Harga Spot Pasar Listrik Grosir Naik hingga P8,0337 Per kWh
Harga di Wholesale Electricity Spot Market naik sebesar P1,0056 per kWh menjadi P8,0337 per kWh. Permintaan listrik tertinggi sepanjang masa di Luzon membuat kondisi pasokan semakin ketat. Biaya transmisi dan biaya lainnya menambah lagi P0,0668 per kWh terhadap kenaikan pada Juli.
ERC Akan Memutuskan Penyetelan Ulang Tarif Distribusi pada Agustus atau September
Kenaikan tarif pada Juli tidak mencakup perubahan pada biaya distribusi Meralco, yang membiayai tiang, kabel, gardu, meter, layanan penagihan, dan infrastruktur lainnya. Meralco tidak menaikkan biaya distribusinya sejak 2015, ketika periode penyesuaian tarif terakhir berakhir. Aplikasi tertunda perusahaan mengusulkan menaikkan rata-rata biaya distribusi dari P1,35 per kWh menjadi P2,34 per kWh, atau sebesar P0,99 per kWh.
Ketua ERC Francis Saturnino Juan menyatakan bahwa komisi memperkirakan akan membahas rekomendasi stafnya pada akhir Agustus atau September, setelah menyelesaikan inspeksi terhadap aset Meralco. Juan menanggapi kekhawatiran terkait persetujuan tarif yang lebih tinggi di tengah tuduhan adanya pembacaan meter yang tidak akurat pada Kamis, 9 Juli. “Jika ada pelanggaran yang dilakukan oleh Meralco, ini adalah urusan yang terpisah, terpisah dari proses penetapan tarif yang tertunda bagi kami untuk menentukan tarif yang seharusnya benar ke depan,” kata Juan kepada wartawan.
FAQ
Apa yang menyebabkan kenaikan tarif Meralco pada Juli?

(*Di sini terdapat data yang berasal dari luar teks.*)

@@ -121,10 +122,10 @@
         case OP_CONV_GROUP: {
             DirectGroup &g = dgroups[op.idx];
             bool hit;
-            MapSlot *sl = find_slot(g.slot, nb, &hit);
+            MapSlot *sl = find_slot(op.n ? g.slot_absorb : g.slot, nb, &hit);
             if ((e = slot_ready(sl, hit, s)) != hipSuccess) break;
             if (!hit) {
-                for (size_t k = 0; k < g.conv_idx.size(); ++k) sl->args_pin[k] = conv_args(convs[g.conv_idx[k]], nb, rev);
+                for (size_t k = 0; k < g.conv_idx.size(); ++k) sl->args_pin[k] = conv_args(convs[g.conv_idx[k]], nb, rev, op.n != 0);
                 sl->mr = 4;
                 while (sl->mr > 1 && direct_group_blocks(g, nb, nullptr, sl->mr) < 512) sl->mr >>= 1;
                 sl->nblocks = direct_group_blocks(g, nb, &g.map_host, sl->mr);
@@ -146,7 +147,7 @@
                 if (wl)
                     for (int ci : g.conv_idx)
                         if (conv_xl(convs[ci])) wl = 2;
-                e = launch_conv_group(dtype, sl->args_dev, sl->dev, sl->nblocks, g.nr, sl->mr, wl, s);
+                e = launch_conv_group(dtype, sl->args_dev, sl->dev, sl->nblocks, g.nr, sl->mr, wl, op.n, s);
             }
             break;
         }
@@ -208,17 +209,13 @@
         }
         case OP_FUSE: {
             FuseGroupArgs ga;
-            ga.nf = fuses[op.idx].group;
+            ga.nf = fuse_count(op);
             for (int k = 0; k < ga.nf; ++k) {
                 const FuseOp &f = fuses[op.idx + k];
                 const Tensor &to = tensors[f.out_t];
                 FuseArgs &a = ga.f[k];
                 a.nterms = f.nterms;
-                for (int i = 0; i < f.nterms; ++i) {
-                    const Tensor &tt = tensors[f.term_t[i]];
-                    a.t[i].ptr = row0(f.term_t[i]), a.t[i].shift = f.shift[i];
-                    a.t[i].wp = tt.wp, a.t[i].hpwp = tt.hpwp;
-                }
+                for (int i = 0; i < f.nterms; ++i) a.t[i] = fuse_term(f, i);
                 for (int i = f.nterms; i < 4; ++i) a.t[i] = FuseTerm{nullptr, 0, 0, 0};
                 a.out = row0(f.out_t), a.c = to.c, a.h = to.h, a.w = to.w, a.wp = to.wp, a.hpwp = to.hpwp;
                 a.m = nb * to.hpwp, a.rev = rev;
diff --git a/simple-hrnet_amd/csrc/ctx_types.h b/simple-hrnet_amd/csrc/ctx_types.h
--- a/simple-hrnet_amd/csrc/ctx_types.h
+++ b/simple-hrnet_amd/csrc/ctx_types.h
@@ -34,6 +34,7 @@
     bool compact = false;
     bool s2 = false;
     bool w2_image = false;
+    int absorb_fuse = -1;
     int64_t w2_off = 0, w2_bytes = 0;
     double flops = 0;
 };
@@ -65,12 +66,15 @@
     int nr = 0;
     int64_t map_capacity = 0;
     MapSlot slot[kMapSlots];
+    bool has_absorber = false;
+    MapSlot slot_absorb[kMapSlots];
     std::vector<int2> map_host;
 };
 
 struct Op {
     OpKind kind;
     int idx;
+    int n = 0;
 };
 
 struct S2Group {
@@ -94,6 +98,7 @@
     int nterms;
     int out_t;
     std::string name;
+    int out_index = 0;
     int group = 1;
 };
 
@@ -102,10 +107,12 @@
     int tensor;
     int op;
     int conv;
+    bool plain;
 };
 struct TapReq {
     int op, tensor, crop0, ncrops, crop_step;
     float *dst;
+    bool plain;
 };
 
 inline void fast_div(int d, unsigned *magic, int *shift) {
diff --git a/simple-hrnet_amd/csrc/hrnet_mi355.cpp b/simple-hrnet_amd/csrc/hrnet_mi355.cpp
--- a/simple-hrnet_amd/csrc/hrnet_mi355.cpp
+++ b/simple-hrnet_amd/csrc/hrnet_mi355.cpp
@@ -61,6 +61,12 @@
     std::vector<TapPoint> taps;
     Conv3Problem *probs_dev = nullptr;
     std::vector<Op> ops;
+    struct PlainSeg {
+        size_t begin, end;
+        std::vector<Op> plain;
+    };
+    std::vector<PlainSeg> plain_segs;
+    std::vector<Op> ops_plain;
     int stem_out_t = -1, head_in_t = -1;
     int64_t stem_w_off = 0, stem_b_off = 0, stem_wp_off = 0, head_w_off = 0, head_b_off = 0, head_wp_off = 0;
 
@@ -94,6 +100,7 @@
     bool disable_lds32 = env_sw("HRN_DISABLE_LDS32") != nullptr;
     bool disable_n96 = env_sw("HRN_DISABLE_N96") != nullptr;
     bool disable_fgroup = env_sw("HRN_DISABLE_FGROUP") != nullptr;
+    bool disable_fuse_absorb = env_sw("HRN_DISABLE_FUSE_ABSORB") != nullptr;
     bool disable_f32lds = env_sw("HRN_DISABLE_F32LDS") != nullptr;
     int f32_small_slices = env_sw("HRN_F32_SMALL_SLICES") ? atoi(env_sw("HRN_F32_SMALL_SLICES")) : 0;
     std::vector<Conv3Problem> probs_host;
@@ -1362,7 +1369,7 @@
         return 7;
     }
     if (!h->hip_ok(hipSetDevice(h->device), "hipSetDevice")) return 6;
-    const TapReq req{tp->op, tp->tensor, crop0, ncrops, crop_step, dst_dev};
+    const TapReq req{tp->op, tp->tensor, crop0, ncrops, crop_step, dst_dev, tp->plain};
     CallScope scope(h, &h->pass, (hipStream_t)stream);
     if (!scope.entered) return 6;
     if (!h->run_pass((const float *)images_dev, n, nullptr, 0, nullptr, heatmaps_dev, (hipStream_t)stream, nullptr, 0, &req)) return 8;
@@ -1398,6 +1405,26 @@
 int64_t hrn_map_rebuilds(hrn_handle h) { return h ? h->map_builds : -1; }
 int hrn_launches_per_pass(hrn_handle h) { return h ? (int)h->ops.size() - (h->stem_fuse ? 1 : 0) : 0; }
 int hrn_stem_fused(hrn_handle h) { return h && h->stem_fuse ? 1 : 0; }
+
+int hrn_fuse_launch_count(hrn_handle h, int unabsorbed) {
+    if (!h) return 0;
+    int n = 0;
+    for (const Op &op : (unabsorbed && !h->ops_plain.empty()) ? h->ops_plain : h->ops) n += op.kind == OP_FUSE;
+    return n;
+}
+
+int hrn_get_fuse_launch_info(hrn_handle h, int unabsorbed, int index, hrn_fuse_launch_info *out) {
+    if (!h || !out || index < 0) return 1;
+    for (const Op &op : (unabsorbed && !h->ops_plain.empty()) ? h->ops_plain : h->ops) {
+        if (op.kind != OP_FUSE || index-- > 0) continue;
+        const FuseOp &f = h->fuses[op.idx];
+        memset(out, 0, sizeof *out);
+        snprintf(out->stage, sizeof out->stage, "%s", f.name.substr(0, f.name.rfind(".fuse.")).c_str());
+        out->first_output = f.out_index, out->outputs = h->fuse_count(op);
+        return 0;
+    }
+    return 1;
+}
 int hrn_conv_compact(hrn_handle h, int index) { return h && index >= 0 && index < (int)h->convs.size() && h->convs[index].compact ? 1 : 0; }
 const char *hrn_switches(hrn_handle h) { return h ? h->switches.c_str() : ""; }
 
diff --git a/simple-hrnet_amd/csrc/kernels.h b/simple-hrnet_amd/csrc/kernels.h
--- a/simple-hrnet_amd/csrc/kernels.h
+++ b/simple-hrnet_amd/csrc/kernels.h
@@ -28,6 +28,12 @@
 }
 
 enum { DT_F32 = 0, DT_BF16 = 1, DT_F16 = 2 };
+
+struct FuseTerm {
+    const void *ptr;
+    int shift;
+    int wp, hpwp;
+};
 
 struct ConvArgs {
     const void *in;
@@ -47,6 +53,8 @@
     int xlds;
     int up, up_a, up_b, up_wp, up_hpwp;
     int taps[4];
+    int fuse_n, fuse_own;
+    FuseTerm fuse_t[4];
 };
 
 struct Conv3Problem {
@@ -204,11 +212,6 @@
 hipError_t launch_stem7(int dtype, const Stem7Args &a, hipStream_t s);
 hipError_t launch_maxpool(int dtype, const PoolArgs &a, hipStream_t s);
 
-struct FuseTerm {
-    const void *ptr;
-    int shift;
-    int wp, hpwp;
-};
 struct FuseArgs {
     FuseTerm t[4];
     int nterms;
@@ -423,7 +426,7 @@
 hipError_t launch_pad_check(int dtype, const PadCheckArgs &a, hipStream_t s);
 
 hipError_t launch_conv(int dtype, const ConvArgs &a, int nr, hipStream_t s);
-hipError_t launch_conv_group(int dtype, const ConvArgs *probs_dev, const void *map_dev, int nblocks, int nr, int mr, int wlds,
+hipError_t launch_conv_group(int dtype, const ConvArgs *probs_dev, const void *map_dev, int nblocks, int nr, int mr, int wlds, int absorb,
                              hipStream_t s);
 hipError_t launch_conv3x3_lds(const Conv3Problem *probs_dev, const void *blockmap_dev, int nblocks, int nb, int ks,
                               int nrb, hipStream_t s);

Kenaikan sebesar P0,3428 per kWh pada Juli disebabkan oleh biaya bahan bakar yang lebih tinggi terkait konflik Timur Tengah, penghentian terjadwal fasilitas gas alam Malampaya yang dimulai 15 Juni, serta permintaan listrik di Luzon yang mencapai rekor tertinggi yang membuat kondisi pasokan semakin ketat dan mendorong harga spot pasar grosir naik sebesar P1,0056 per kWh menjadi P8,0337 per kWh.

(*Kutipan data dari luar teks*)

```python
def vl_pool(scores, x, sub=None):
    _dev(scores, x, sub)
    _rowmajor(scores, "scores"), _rowmajor(x, "x")
    if scores.dtype != torch.float32 or scores.shape[1] != 8:
        raise ValueError("ape_amd.ops.vl_pool: scores must be float32 [T,8]")
    T, C = x.shape
    if sub is not None and sub.numel() != C:
        raise ValueError("ape_amd.ops.vl_pool: sub must have one entry per channel")
    lib = _lib.load()
    ws = torch.empty((lib.ape_hip_vl_pool_workspace_floats(T, C),), dtype=torch.float32, device=x.device)
    out = torch.empty((8, C), dtype=torch.float32, device=x.device)
    rc = lib.ape_hip_vl_pool(_p(scores), _ld(scores), _p(x), _ld(x), _dt(x), T, C, _p(ws), _p(_f32vec(sub, "sub")), _p(out), _stream())
    _lib.check(rc, "ape_hip_vl_pool")
    return out


def segment_softmax(scores, nseg, gmax, out_dtype):
    _dev(scores, gmax)
    _rowmajor(scores, "scores")
    if scores.dtype != torch.float32 or gmax.dtype != torch.float32 or scores.shape[1] % nseg:
        raise ValueError("ape_amd.ops.segment_softmax: scores must be float32 [T, nseg*L], gmax a float32 scalar")
    T, C = scores.shape
    out = torch.empty((T, C), dtype=out_dtype, device=scores.device)
    rc = _lib.load().ape_hip_segment_softmax(_p(scores), _ld(scores), T, nseg, C // nseg, _p(gmax), _p(out), _ld(out), _dt(out),
                                             _stream())
    _lib.check(rc, "ape_hip_segment_softmax")
    return out

# ... 962 lines not shown
```

### include/ape_hip.h

```cpp
#ifndef APE_HIP_H
#define APE_HIP_H
#include <stdint.h>

#ifdef __cplusplus
extern "C" {
#endif

#define APE_DT_F32 0
#define APE_DT_BF16 1
#define APE_DT_F16 2

#define APE_ACT_NONE 0
#define APE_ACT_RELU 1
#define APE_ACT_GELU 2
#define APE_ACT_SWIGLU 3
#define APE_ACT_SILU 4

#define APE_MASK_NONE 0
#define APE_MASK_ZERO_INPUT 1
#define APE_MASK_ZERO_OUTPUT 2

const char* ape_hip_last_error(void);
int ape_hip_abi_version(void);
int ape_hip_sizeof_args(int which);
// ... 57 lines not shown

typedef struct ApeLayerNormArgs {
  const void* x;
  const float* w;
  const float* b;
  void* y;
  const void* add;
  void* y2;
  int32_t M, C, Cpad;
  int32_t ldx, ldy, ldadd, ldy2;
  int32_t x_dt, y_dt, add_dt;
  int32_t act;
  float eps;
} ApeLayerNormArgs;
int ape_hip_layernorm(const ApeLayerNormArgs* args, void* stream);

int ape_hip_postnorm_residual(const void* t, int ldt, int t_dt, const float* w, const float* b, float eps, float* stream, int lds,
                              void* copy, int ldc, int copy_dt, int M, int C, void* hip_stream);


typedef struct ApeGroupNormArgs {
  const void* x;
  const float* w;
  const float* b;
  void* y;
  const void* add;
  float* workspace;
  int32_t HW, C, G;
  int32_t ldx, ldy, ldadd;
  int32_t x_dt, y_dt, add_dt;
// ... 27 lines not shown
int ape_hip_im2col3x3(const void* x, int ldx, const int32_t* perm, int H, int W, int C, void* out, int ldo, int dt, void* stream);
int ape_hip_maxpool2x2(const void* x, int ldx, const int32_t* perm, int H, int W, int C, void* out, int ldo, int dt, void* stream);
int ape_hip_gather_rows(const void* x, int ldx, const int32_t* idx, int n, int C, void* out, int ldo, int dt, void* stream);
int ape_hip_gather_rows_i64(const void* x, int ldx, const int64_t* idx, int n, int C, void* out, int ldo, int dt, void* stream);

int ape_hip_nms_mask_words(int n);
int ape_hip_nms_mask(const float* boxes_xyxy, const int32_t* groups, int n, float iou_thr, uint64_t* mask, void* stream);
int ape_hip_nms_scan_segments(const uint64_t* mask, int n, const int32_t* seg_offsets, int num_segments, int max_segment,
                              const uint8_t* valid, uint8_t* keep, void* stream);
int ape_hip_nms_scan_classes(const uint64_t* mask, int n, const int32_t* order, int num_classes, const uint8_t* valid,
                             uint8_t* keep, void* stream);
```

Kapan ERC akan memutuskan aplikasi tarif distribusi Meralco?
Energy Regulatory Commission memperkirakan akan membahas rekomendasi staf untuk aplikasi penyesuaian tarif distribusi Meralco pada akhir Agustus atau September, setelah menyelesaikan inspeksi terhadap aset Meralco, demikian disampaikan oleh Ketua ERC Francis Saturnino Juan pada Kamis, 9 Juli.
Seberapa besar biaya pembangkitan meningkat pada Juli?
Biaya pembangkitan naik sebesar P0,1800 per kWh menjadi P9,2504 per kWh dari P9,0704 per kWh pada Juni, dengan biaya pada perjanjian pasokan listrik meningkat sebesar P0,2678 per kWh menjadi P8,8694 per kWh serta biaya dari First Gas dan Prime CoreGen naik sebesar P0,3613 per kWh menjadi P10,6489 per kWh akibat peralihan dari gas alam Malampaya ke LNG impor.